Mr Rees said the Arfor support helped them buy machinery to extract beeswax and bottle honey to meet demand. The 35-year-old said bees clustered in their hives at this time of year to keep warm, feeding off honey they'd produced months previously. "This week and next week we'll check their food levels," he said.
Mr Rees said an average-sized hive would usually produce anything from 20kg to 80kg of honey a year, with bees more productive in warm, dry summers. "Last summer we had our best crop ever," he said. "It can get too hot and dry for bees, but I've never seen that in Wales."
The new round of Arfor funding aims to develop careers and business opportunities for young people aged under 35 and families to stay or return to their place of origin. The idea is to foster enterprising Welsh-speaking communities, and strengthen them by supporting the use of the language and encouraging a sense of place and loyalty.
Council leader Darren Price said it was an important project. "Understanding the relationship between the economy and the language is going to be central to us in the next few years, especially thinking about the context we are in at the moment with the results of the recent census, which were disappointing," he said.
The percentage of Welsh speakers in Carmarthenshire fell from 43.9% to 39.9% between 2011 and 2021, according to the 2021 census - the largest decline of any council area in Wales. Put another way, there were just over 5,200 fewer Welsh-speaking Carmarthenshire residents in 2021 than a decade previously.
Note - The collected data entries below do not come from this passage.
# andvg3/LipVQ-VAE

Measured on AMD Instinct MI355X. Metric: actions tokenized/sec (encode+quantize) at B=4096 T=128 K=1024, 1/2/4/8 GPU, higher is better.
Workload: dtype f32

## Files before the change

lipvq-vae_amd/_capi.py:

```python
from __future__ import annotations

import ctypes as C
from pathlib import Path

import torch

import os as _os

_LIB_PATH = Path(_os.environ.get("LIPVQ_HIP_LIBRARY") or (Path(__file__).resolve().parent / "_lipvq_hip.so"))

ACT_NONE, ACT_GELU, ACT_SIGMOID, ACT_RELU = 0, 1, 2, 3
DIST_NORM, DIST_SQSUM = 0, 1
ABI_VERSION = 1

_vp, _i, _i64, _sz = C.c_void_p, C.c_int, C.c_int64, C.c_size_t

SIGNATURES = {
    "lipvq_abi_version": (_i, []),
    "lipvq_last_error": (C.c_char_p, []),
    "lipvq_set_option": (_i, [C.c_char_p, C.c_char_p]),
    "lipvq_get_option": (C.c_char_p, [C.c_char_p]),
    "lipvq_lipschitz_scale_f32": (_i, [_vp, _vp, _vp, _vp, _i, _i, _vp]),
    "lipvq_mlp3_packed_floats": (_sz, [_i, _i, _i, _i]),
    "lipvq_mlp3_pack_f32": (_i, [_vp] * 7 + [_i] * 4 + [_vp]),
# ... 115 lines not shown
            "(python -c 'import __graft_entry__ as g; g.build()' or make -C lipvq-vae_amd/csrc). "
            "There is no CPU fallback for the tokenizer path.")
    lib = C.CDLL(str(_LIB_PATH))
    for name, (res, args) in SIGNATURES.items():
        fn = getattr(lib, name)
        fn.restype, fn.argtypes = res, args
    got = lib.lipvq_abi_version()
    if got != ABI_VERSION:
        raise ImportError(f"lipvq ABI version {got} != expected {ABI_VERSION}")
    return lib


lib = _load()


OPTIONS = ("screen_mode", "tok_shape", "tok_ze_rows", "tok_inplace", "tok_defer_ze", "tok_nt_ze")


def set_option(name: str, value=None) -> None:
    v = None if value is None else str(value).encode()
    if lib.lipvq_set_option(name.encode(), v) != 0:
        raise LipvqLibraryError(lib.lipvq_last_error().decode(errors="replace"))


def get_option(name: str):
    v = lib.lipvq_get_option(name.encode())
    return None if v is None else v.decode()


if _os.environ.get("LIPVQ_DEV_KNOBS") == "1":
    for _o in OPTIONS:
# ... 10 lines not shown
```

lipvq-vae_amd/csrc/lipvq_fused.hip:

```cpp
#include <string.h>
#include <atomic>

#include "lipvq_mlp.h"
#include "lipvq_screen.h"
#include "lipvq_fused_lds.h"

#define FUSED_WAVES 8
#define FUSED_THREADS (FUSED_WAVES * 64)

struct Gelu2 {
    lq_v2f x, t, u, s;
    __device__ __forceinline__ void stage0(float a, float b) {
        x = (lq_v2f){a, b};
        t = x * x;
        u = lq_fma2(t, lq_bc2(0.11111111111111111111f), lq_bc2(-1.0f));
        s = lq_fma2(lq_bc2(0.00012666420661844313f), u, lq_bc2(-0.00043783686123788357f));
        s = lq_fma2(s, u, lq_bc2(0.0008924771682359278f));
    }
    __device__ __forceinline__ void stage1() {
        s = lq_fma2(s, u, lq_bc2(-0.002175821689888835f));
        s = lq_fma2(s, u, lq_bc2(0.005515238270163536f));
        s = lq_fma2(s, u, lq_bc2(-0.01217574905604124f));
        s = lq_fma2(s, u, lq_bc2(0.02415713667869568f));
    }
// ... 47 lines not shown
    int A, D, K;
    float gamma;
    int coarse;
    int inplace;
    int defer_ze;
    int nt_ze;
    int ze_ring;
    int keepz;
};

#ifdef LQ_STAMPS
#define LQ_STAMPS_ENTER()                                                                                            \
    const long long st_top = __builtin_amdgcn_s_memtime();                                                           \
    const long long st_top_rt = (long long)__builtin_amdgcn_s_memrealtime()
#define LQ_STAMPS_PROLOGUE_DONE()                                                                                    \
    long long st_acc[8] = {0, 0, 0, 0, 0, 0, 0, 0}, st_prev;                                                         \
    const long long st_begin = __builtin_amdgcn_s_memtime()
#define LQ_STAMPS_BEGIN_BLOCK() st_prev = __builtin_amdgcn_s_memtime()
#define LQ_STAMP(i) do { const long long t_ = __builtin_amdgcn_s_memtime(); st_acc[i] += t_ - st_prev; st_prev = t_; } while (0)
#define LQ_STAMPS_FLUSH(a, lane, wave, WAVES)                                                                        \
    if (lane == 0) {                                                                                                 \
        long long* dbg = LqWorkspace::from_lists(a.amb_list, a.N).stamps() + ((size_t)blockIdx.x * WAVES + wave) * 16;   \
        for (int i = 0; i < 7; ++i) dbg[i] = st_acc[i];                                                              \
        dbg[7] = 0;                                                                                                  \
        dbg[8] = __builtin_amdgcn_s_memtime() - st_begin;                                                            \
        dbg[9] = st_begin;                                                                                           \
        dbg[10] = st_begin - st_top;                                                                                 \
        dbg[11] = (long long)__builtin_amdgcn_s_memrealtime();                                                       \
        dbg[12] = st_top_rt;                                                                                         \
    }
#else
#define LQ_STAMPS_ENTER() do { } while (0)
#define LQ_STAMPS_PROLOGUE_DONE() do { } while (0)
#define LQ_STAMPS_BEGIN_BLOCK() do { } while (0)
#define LQ_STAMP(i) do { } while (0)
#define LQ_STAMPS_FLUSH(a, lane, wave, WAVES) do { } while (0)
#endif

template <int S, bool TRAIN>
__device__ __forceinline__ void tok_store_ze_tile(const TokArgs& a, const int h, const int64_t ze_shift, const int64_t row, const int t,
                                                  const f32x16& acc) {
    float lo8[8], hi8[8];
#pragma unroll
    for (int j = 0; j < 8; ++j) {
        const auto sw = __builtin_amdgcn_permlane32_swap(__float_as_uint(acc[j]), __float_as_uint(acc[8 + j]), false, false);
        lo8[j] = __uint_as_float(sw[0]);
        hi8[j] = __uint_as_float(sw[1]);
    }
    if (row < a.N && 2 * t + h < S) {
        float4* dst = reinterpret_cast<float4*>(a.ze_out + (size_t)(row - ze_shift) * a.D + 32 * t + 16 * h);
// ... 179 lines not shown
    const unsigned char* src = reinterpret_cast<const unsigned char*>(a.w2q) + (size_t)t_ * (G2 * 1024);
    unsigned char* dst = stage0 + (size_t)buf_ * SLAB_STRIDE;
    unsigned lane16 = (unsigned)lane * 16u;
    asm volatile("" : "+v"(lane16));
#pragma unroll
    for (int j = 0; j < G2 * 1024 / 1024 / WAVES; ++j) {
        const int off = (wave + j * WAVES) * 1024;
        const unsigned long long gaddr = (unsigned long long)(uintptr_t)(src + off) + lane16;
        const unsigned ldsaddr = __builtin_amdgcn_readfirstlane((unsigned)(uintptr_t)(dst + off));
        unsigned m0_keep;
        asm volatile("s_mov_b32 %0, m0\n\ts_mov_b32 m0, %2\n\ts_nop 0\n\tglobal_load_lds_dwordx4 %1, off\n\ts_mov_b32 m0, %0"
                     : "=&s"(m0_keep) : "v"(gaddr), "s"(ldsaddr) : "memory");
    }
}

template <int S, bool FAST, bool TRAIN, int WAVES, bool COARSE = false, bool VQ = false, bool KEEPZ = false>
__device__ __forceinline__ void tokenize_body(const TokArgs& a) {
    static_assert(!(FAST && TRAIN), "training uses the parity arithmetic");
    static_assert(!VQ || !FAST, "the ReLU instance: parity arithmetic");
    static_assert(!KEEPZ || (S <= 4 && !FAST && !TRAIN && !COARSE && !VQ), "z_e kept in registers: the narrow parity instances, decided in place");
    constexpr int THREADS = WAVES * 64;
    constexpr int TCF = COARSE ? fused_ring_tc_coarse(S) : fused_ring_tc(S), NBF = fused_ring_nb(S);
    using Lds = FusedLds<S, FAST>;
    static_assert(Lds::template slices_fit<WAVES, COARSE, KEEPZ>(), "the per-wave slices of the stage ring");
    constexpr size_t SLAB_STRIDE = Lds::SLAB_STRIDE;
    constexpr int T0 = Lds::T0, T1 = Lds::T1, T2 = Lds::T2;
    constexpr int S1 = Lds::S1, S2 = Lds::S2;
    constexpr bool STREAM2 = Lds::STREAM2;
    static_assert(!FAST || (S % 2 == 0 && S <= 8), "fast mode: D in {32, 64, 128}");
    extern __shared__ __attribute__((aligned(16))) unsigned char lds[];
    LQ_STAMPS_ENTER();

    const PackedLayout PL = packed_layout(a.A, 32 * T0, 32 * T1, 16 * S);
    const PrepLayout L = prep_layout(a.K, a.D);
    const int S0 = PL.S0;
    const int S0q = (S0 + 3) / 4;
    const int S0h = (a.A + 15) / 16;
    const Lds lay(a.A);
    float* const w_P0 = reinterpret_cast<float*>(lds);
    float* const w_B0 = w_P0 + lay.template n_P0<int>();
    float* const w_P1 = w_B0 + Lds::N_B0;
    float* const w_B1 = w_P1 + Lds::N_P1;
    float* const w_P2 = w_B1 + Lds::N_B1;
    float* const w_B2 = w_P2 + Lds::N_P2;
    float* const w_mu = w_B2 + Lds::N_B2;
    unsigned char* const stage0 = reinterpret_cast<unsigned char*>(w_mu + Lds::N_MU);
    unsigned* const hist = reinterpret_cast<unsigned*>(stage0 + Lds::template hist_in_ring<COARSE>());
    constexpr size_t STAGES_BYTES = Lds::template stages_bytes<COARSE>(), WSLICE = Lds::template wslice<WAVES, COARSE>();
    const bool use_hist = a.usage && Lds::hist_fits(a.A, a.K);

    const int tid = threadIdx.x, lane = tid & 63;
    const int wave = __builtin_amdgcn_readfirstlane(tid >> 6);
    const int ln = lane & 31, h = lane >> 5;

    const unsigned* hdr = reinterpret_cast<const unsigned*>(a.prep);
    const unsigned char* tiles = a.prep + (COARSE ? L.o_tiles_hi : L.o_tiles);
    const size_t tile_bytes = COARSE ? L.tile_bytes_hi : L.tile_bytes;
    const int sz = lq_scale_exp(1.0f + __uint_as_float(hdr[4]));
    const float fz = lq_pow2f(sz);
    const float fown = lq_pow2f(sz + (int)hdr[3]);
    const float tiny2 = (float)(16 * S) * lq_pow2f(-10 - 2 * sz);
    const int64_t nblk = (a.N + WAVES * 32 - 1) / (WAVES * 32);
    constexpr int XPF = 8;
// ... 156 lines not shown
                }
                if constexpr (KEEPZ) {
                    zkeep[t] = acc;
                } else if (a.ze_out) {
                    if (DEFER_ZE && a.defer_ze && t == T2 - 1) zdef = acc;
                    else store_ze_tile(row, t, acc);
                }
            };

            if constexpr (!FAST) {
                auto bias16 = [&](const float* wb, int t) { return tok_bias16(wb, t, h); };
                f32x16 h0[T0];
                constexpr int NTRIP = (16 * S + 63) / 64;
                constexpr int GP = (STAGES_BYTES >= (size_t)WAVES * 8192) ? 8 : 4;
                constexpr int NROUND = NTRIP * (8 / GP);
                unsigned char* gstage = stage0 + (size_t)wave * WSLICE;
                const bool gnow = DEFER_GATHER && have_pend && a.zq;
                if (gnow) lq_gather_dma<GP>(gstage, a.cb, pend_k, pend_ok, pend_row0, a.N, a.D, lane, 0, 0);
                {
#pragma unroll
                    for (int t = 0; t < T0; ++t) h0[t] = bias16(w_B0, t);
                    if (x_pref) {
#pragma unroll
                        for (int sq = 0; sq < XPF / 4; ++sq) {
                            if (sq < S0q) {
                                float4 av[T0];
#pragma unroll
                                for (int t = 0; t < T0; ++t) av[t] = *reinterpret_cast<const float4*>(w_P0 + ((t * S0q + sq) * 64 + lane_w) * 4);
#pragma unroll
                                for (int q = 0; q < 4; ++q) {
                                    const float bv = tok_x_masked<X_BATCHED, XPF>(x_kmax, 4 * sq + q, xq);
#pragma unroll
                                    for (int t = 0; t < T0; ++t) {
// ... 32 lines not shown
#pragma unroll
                            for (int r = 0; r < 16; ++r) h0[t][r] = pre[r] > 0.0f ? pre[r] : 0.0f;
                        } else if constexpr (LOCKSTEP) {
                            tok_gelu_poly_tile(h0[t], pre);
                            tok_gelu_fixup_lumped(h0[t], pre);
                        } else {
#pragma unroll
                            for (int r = 0; r < 16; r += 2) {
                                const lq_v2f g2 = lq_gelu_poly2((lq_v2f){pre[r], pre[r + 1]});
                                h0[t][r] = g2.x; h0[t][r + 1] = g2.y;
                            }
                            tok_gelu_fixup(h0[t], pre);
                        }
                    }
                }
                if (gnow) {
#pragma unroll
                    for (int rd = 0; rd < NROUND; ++rd) {
                        lq_wait_vmcnt<0>();
                        lq_gather_flush<GP>(gstage, a.zq, pend_ok, pend_row0, a.N, a.D, lane, rd / (8 / GP), GP * (rd % (8 / GP)));
                        if (rd + 1 < NROUND) {
                            asm volatile("s_waitcnt lgkmcnt(0)" ::: "memory");
                            lq_gather_dma<GP>(gstage, a.cb, pend_k, pend_ok, pend_row0, a.N, a.D, lane, (rd + 1) / (8 / GP),
                                              GP * ((rd + 1) % (8 / GP)));
                        }
                    }
                }
                LQ_STAMP(0);
                f32x16 h1[T1];
                f32x16 pend;
                constexpr int G1 = S1 / 4, G2 = S2 / 4;
// ... 140 lines not shown
        for (int r = 0; r < 16; ++r) { m1[r] = INFINITY; m2[r] = INFINITY; k1[r] = 0; }
        LQ_STAMP(3);
        constexpr bool DEFER_X = S <= 4 && !FAST && !TRAIN && !COARSE && !VQ;
        const int64_t blk_next = blk + gridDim.x < nblk ? blk + gridDim.x : blk;
        if (!DEFER_X && x_pref) load_x(blk_next, xq);
        constexpr bool PACKF = S <= 4 || S > 8 || COARSE;
        const float zn = COARSE ? lq_coarse_zn(row_a2, row_n2, row_fz, row_fown, __uint_as_float(hdr[5])) : 0.0f;
        float znr[16];
        if constexpr (COARSE) lq_row_factors(zn, lane, znr);
        else {
#pragma unroll
            for (int r = 0; r < 16; ++r) znr[r] = 0.0f;
        }
        if constexpr (KEEPZ) {
            auto deferred_x = [&]() { load_x(blk_next, xq); };
            lq_screen_core<S, THREADS, TCF, NBF, PACKF, COARSE, 0, decltype(deferred_x), DEFER_X ? XPF : 0>(
                ah, al, tiles, L.ntiles, stage0, tid, frow, znr, m1, m2, k1, false, deferred_x, true, DEFER_X && x_pref);
        } else {
            const bool have_def = DEFER_ZE && a.defer_ze && a.ze_out != nullptr;
            const bool wave_def = __builtin_amdgcn_ballot_w64(row < a.N) != 0ull;
            auto deferred_ze = [&]() {
                if (have_def) store_ze_tile(row, T2 - 1, zdef);
                if (DEFER_X && x_pref) load_x(blk_next, xq);
            };
            lq_screen_core<S, THREADS, TCF, NBF, PACKF, COARSE, 4, decltype(deferred_ze), DEFER_X ? XPF : 0>(
                ah, al, tiles, L.ntiles, stage0, tid, frow, znr, m1, m2, k1, have_def, deferred_ze, wave_def, DEFER_X && x_pref);
        }
        LQ_STAMP(4);
        const unsigned keep_mask = PACKF ? ~((1u << lq_pack_bits(L.ntiles)) - 1u) : 0xffffffffu;
        unsigned char* scratch = stage0 + (size_t)wave * WSLICE;
        int my_k;
        LqDecision dec;
        bool certified = lq_screen_decide<PACKF, COARSE>(m1, m2, k1, scratch, hdr, row_n2, row_fown, a.gamma, a.K, a.D, lane,
                                                         my_k, dec, PACKF ? lq_pow2f(lq_pack_bits(L.ntiles) - 23) : 0.0f, keep_mask,
                                                         zn, tiles, tile_bytes, ScreenCfg<S, TCF, COARSE>::FRAG_BYTES);
        const bool row_sane = VQ || row_n2 >= tiny2;
        certified = certified && row_sane;
        if constexpr (KEEPZ)
            certified = lq_screen_decide_inplace<PACKF, 2 * S, LIPVQ_DIST_NORM, T2>(
                dec, certified, row_sane, my_k, row0, row < a.N, a.amb_count, nullptr, a.cb, a.K, lane, keep_mask, scratch, zkeep);
        else if (!COARSE && a.inplace)
            certified = lq_screen_decide_inplace<PACKF, 2 * S, VQ ? LIPVQ_DIST_SQSUM : LIPVQ_DIST_NORM>(
                dec, certified, row_sane, my_k, row0 - ze_shift, row < a.N, a.amb_count, a.ze_out, a.cb, a.K, lane, keep_mask, scratch);
        else
            lq_screen_emit<PACKF>(dec, certified, row_sane, my_k, row, row < a.N, a.amb_count, a.amb_list, a.N, a.K, lane, keep_mask, scratch);
// ... 10 lines not shown
    }
    if (DEFER_GATHER && have_pend && a.zq) lq_screen_gather(a.cb, a.zq, pend_k, pend_ok, pend_row0, a.N, a.D, lane);
    LQ_STAMPS_FLUSH(a, lane, wave, WAVES);
    lq_ws_publish(a.amb_count);
    if (use_hist) {
        for (int i = tid; i < a.K; i += THREADS) {
            const unsigned c = hist[i];
            if (c) atomicAdd(&a.usage[i], (unsigned long long)c);
        }
    }
}
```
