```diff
+        for (int ks = 0; ks < 4; ++ks)
+#pragma unroll
+            for (int it = 0; it < IPC; ++it) mma(ring.at(c, it * FPI + ks), xf[ks], u[it]);
+#pragma unroll
+        for (int it = 0; it < IPC; ++it) {
+#pragma unroll
+            for (int i = 0; i < 16; ++i) u[it][i] = lrelu02_fast(u[it][i]);
+            const Frag<T> uf[2] = {acc_to_frag(u[it], 0, T()), acc_to_frag(u[it], 1, T())};
+#pragma unroll
+            for (int nt = 0; nt < GT; ++nt)
+#pragma unroll
+                for (int ks = 0; ks < 2; ++ks) mma(ring.at(c, it * FPI + 4 + 2 * nt + ks), uf[ks], g[nt]);
+        }
+    }
+    LFT_STAMP(3);
+    wg_barrier_keep_vm();
+    for (int k = threadIdx.x; k < 4 * EN * 32; k += 64 * R) {
+        float* e = eg + (k / (EN * 32)) * 2 * EN * 32 + k % (EN * 32);
+        e[0] = e[0] + e[EN * 32];
+    }
+    {
+        float* gw = gs + (wave * 32 + r) * GP;
+#pragma unroll
+        for (int nt = 0; nt < GT; ++nt)
+#pragma unroll
+            for (int grp = 0; grp < 4; ++grp) {
+                const int base = 32 * nt + 8 * grp + 4 * hh;
+                if (base < GP) *reinterpret_cast<f32x4*>(gw + base) = f32x4{g[nt][4 * grp], g[nt][4 * grp + 1], g[nt][4 * grp + 2], g[nt][4 * grp + 3]};
+            }
+    }
+    wg_barrier_keep_vm();
+    LFT_STAMP(4);
+    constexpr int TSX = 32 * S, NPIX = R * S * TSX;
+    static_assert((64 * R) % TSX == 0, "every thread keeps its column");
+    const int Yl0 = threadIdx.x / TSX, Xl0 = threadIdx.x - Yl0 * TSX;
+    float cy[4], cx[4];
+    const float sy = ((float)Yl0 + 0.5f) / (float)S - 0.5f, sx = ((float)Xl0 + 0.5f) / (float)S - 0.5f;
+    const float fy = floorf(sy), fx = floorf(sx);
+    cubic_coef(sy - fy, cy);
+    cubic_coef(sx - fx, cx);
+    const int ry = (int)fy - Yl0 / S, rx = (int)fx - Xl0 / S;
+    const int HR_W = MW * S;
+    float* ob = out + ((size_t)b * MH * S + (size_t)my0 * S) * HR_W + (size_t)mx0 * S;
+    unsigned bad = 0;
+    for (int idx = threadIdx.x; idx < NPIX; idx += 64 * R) {
+        const int Yl = idx / TSX, Xl = idx - Yl * TSX;
+        const float* t0 = lt + (2 + Yl / S + ry - 1) * TLX + (2 + Xl / S + rx - 1);
+        float acc = 0.0f;
+#pragma unroll
+        for (int a = 0; a < 4; ++a) {
+            float row = 0.0f;
+#pragma unroll
+            for (int bb = 0; bb < 4; ++bb) row += cx[bb] * t0[a * TLX + bb];
+            acc += cy[a] * row;
+        }
+        float val = acc;
+        const int ql = Yl / S, qc = Xl / S, i = Yl % S, j = Xl % S;
+        float gv[9];
+        bool use[9];
+#pragma unroll
+        for (int dy = -1; dy <= 1; ++dy)
+#pragma unroll
+            for (int dx = -1; dx <= 1; ++dx) {
+                const int I = i - S * dy, J = j - S * dx, q = (dy + 1) * 3 + dx + 1;
+                use[q] = I >= -1 && I <= S && J >= -1 && J <= S;
+                const int nr = ql + dy, nc = qc + dx;
+                const bool inside = nr >= 0 && nr < R && nc >= 0 && nc < 32;
+                const int sd = nc < 0 ? 2 : nc >= 32 ? 3 : nr < 0 ? 0 : 1;
+                const int ln = sd >= 2 ? nr + 1 : nc, n = sd >= 2 ? I + 1 : J + 1;
+                const int ofs = !use[q] ? 0 : inside ? (nr * 32 + nc) * GP + (I + 1) * (S + 2) + (J + 1) : kEgFloat + (sd * 2 * EN + n) * 32 + ln;
+                gv[q] = gs[ofs];
+            }
+#pragma unroll
+        for (int q = 0; q < 9; ++q)
+            if (use[q]) val += gv[q];
+        bad |= not_finite(val);
+        ob[(size_t)Yl * HR_W + Xl] = val;
+    }
+    LFT_STAMP(5);
+    publish_status(status, bad);
+}
+
 LFT_DEV int reflect_idx(int i, int n) {
     i = i < 0 ? -i - 1 : i;
     return i >= n ? 2 * n - 1 - i : i;
```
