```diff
diff --git a/anyloc_b200/csrc/tc_common.cuh b/anyloc_b200/csrc/tc_common.cuh
--- a/anyloc_b200/csrc/tc_common.cuh
+++ b/anyloc_b200/csrc/tc_common.cuh
@@ -36,6 +36,21 @@
   asm volatile(
       "cp.async.bulk.tensor.2d.shared::cluster.global.mbarrier::complete_tx::bytes [%0], [%1, {%3, %4}], [%2];"
       ::"r"(dst), "l"(map), "r"(bar), "r"(c0), "r"(c1) : "memory");
+}
+
+__device__ __forceinline__ void tma_store_2d(const CUtensorMap* map, uint32_t src, int c0, int c1) {
+  asm volatile("cp.async.bulk.tensor.2d.global.shared::cta.bulk_group [%0, {%2, %3}], [%1];"
+               ::"l"(map), "r"(src), "r"(c0), "r"(c1) : "memory");
+}
+__device__ __forceinline__ void bulk_commit() { asm volatile("cp.async.bulk.commit_group;" ::: "memory"); }
+template <int N>
+__device__ __forceinline__ void bulk_wait_read() { asm volatile("cp.async.bulk.wait_group.read %0;" ::"n"(N) : "memory"); }
+template <int N>
+__device__ __forceinline__ void bulk_wait() { asm volatile("cp.async.bulk.wait_group %0;" ::"n"(N) : "memory"); }
+__device__ __forceinline__ void fence_proxy_async_smem() { asm volatile("fence.proxy.async.shared::cta;" ::: "memory"); }
+template <int ID>
+__device__ __forceinline__ void named_bar_sync(int count) {
+  asm volatile("bar.sync %0, %1;" ::"n"(ID), "r"(count) : "memory");
 }
 
 __device__ __forceinline__ uint64_t make_desc(uint32_t saddr) {
diff --git a/include/anyloc_b200.h b/include/anyloc_b200.h
--- a/include/anyloc_b200.h
+++ b/include/anyloc_b200.h
@@ -135,6 +135,7 @@
                    int ldb, int M, int N, int K, int in_dtype, float alpha, int epilogue, const float* bias,
                    const float* gamma, const float* resid, void* out, void* out_lo, int ldo, int out_dtype,
                    int engine, void* stream);
+int anyloc_gemm_tc_last_staged(void);
 int anyloc_split_tf32(const float* x, float* hi, float* lo, size_t n, void* stream);
 int anyloc_split_f16(const float* x, void* hi, void* lo, size_t n, float scale, void* stream);
 int anyloc_layernorm_split(const float* x, const float* w, const float* b, int M, int D, float eps,
```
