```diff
@@ -830,13 +834,15 @@
     const size_t remain = size_t(num_steps - base) * step_bytes;
     const __amdgpu_buffer_rsrc_t rs = __builtin_amdgcn_make_buffer_rsrc(
         ob, 0, remain > 0xFFFFFFFFull ? 0xFFFFFFFFu : unsigned(remain), 0x00020000);
-    const __amdgpu_buffer_rsrc_t rs_prev = __builtin_amdgcn_make_buffer_rsrc(ob_prev, 0, prev_bytes, 0x00020000);
+    char* ob_prev_here = ob_prev;
+    if constexpr (RING) asm volatile("" : "+s"(ob_prev_here));
+    const __amdgpu_buffer_rsrc_t rs_prev = __builtin_amdgcn_make_buffer_rsrc(ob_prev_here, 0, prev_bytes, 0x00020000);
     if constexpr (RING) {
-      each_slot([&](auto S) __attribute__((always_inline)) { one_step(S.value, rs, sq[S.value], in_ring, rs_prev); },
+      each_slot([&](auto S) __attribute__((always_inline)) { one_step(S.value, rs, sq[S.value], in_ring, rs_prev, PERIOD - 1 - S.value); },
                 std::make_integer_sequence<int, PERIOD>());
     } else {
 #pragma unroll
-      for (int slot = 0; slot < PERIOD; ++slot) one_step(slot, rs, sq[slot], in_ring, rs_prev);
+      for (int slot = 0; slot < PERIOD; ++slot) one_step(slot, rs, sq[slot], in_ring, rs_prev, PERIOD - 1 - slot);
     }
 #if !defined(FS_DIAG_NOSTORE) && !defined(FS_DIAG_NOXPOSE)
     if constexpr (RING) {
@@ -886,7 +892,7 @@
   for (; base < num_steps; ++base) {
     float sq1;
     const __amdgpu_buffer_rsrc_t rs = __builtin_amdgcn_make_buffer_rsrc(ob, 0, unsigned(step_bytes), 0x00020000);
-    one_step(0, rs, sq1, std::false_type(), rs);
+    one_step(0, rs, sq1, std::false_type(), rs, 0);
 #if !defined(FS_DIAG_NOSTORE) && !defined(FS_DIAG_NOXPOSE)
     if (XPOSE) __builtin_amdgcn_raw_buffer_store_b128(piece, rs, off_16, 0u, 0);
 #endif
```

The council wants to make the language the county's main one, and is firmly behind the Welsh Government's ambition to have a million Welsh speakers by 2050. Cllr Price said the authority needed to do as much it could to show Welsh speakers there was a future for them in the county, and to encourage young people to create work locally.
The £11 million will be spent by the four counties up to the end of March, 2025, on a youth programme supporting entrepreneurial skills, grants for businesses, start-ups and social enterprises, and funding for organisations which develop and pilot Arfor-focused activities. A key element will be monitoring the results and the impact of the programme.
Cllr Glynog Davies, whose cabinet brief includes the Welsh language, said: "It's important that we do something positive to promote the Welsh language in these areas and that we look at the identity and the strength of the areas and try to give them a boost forward."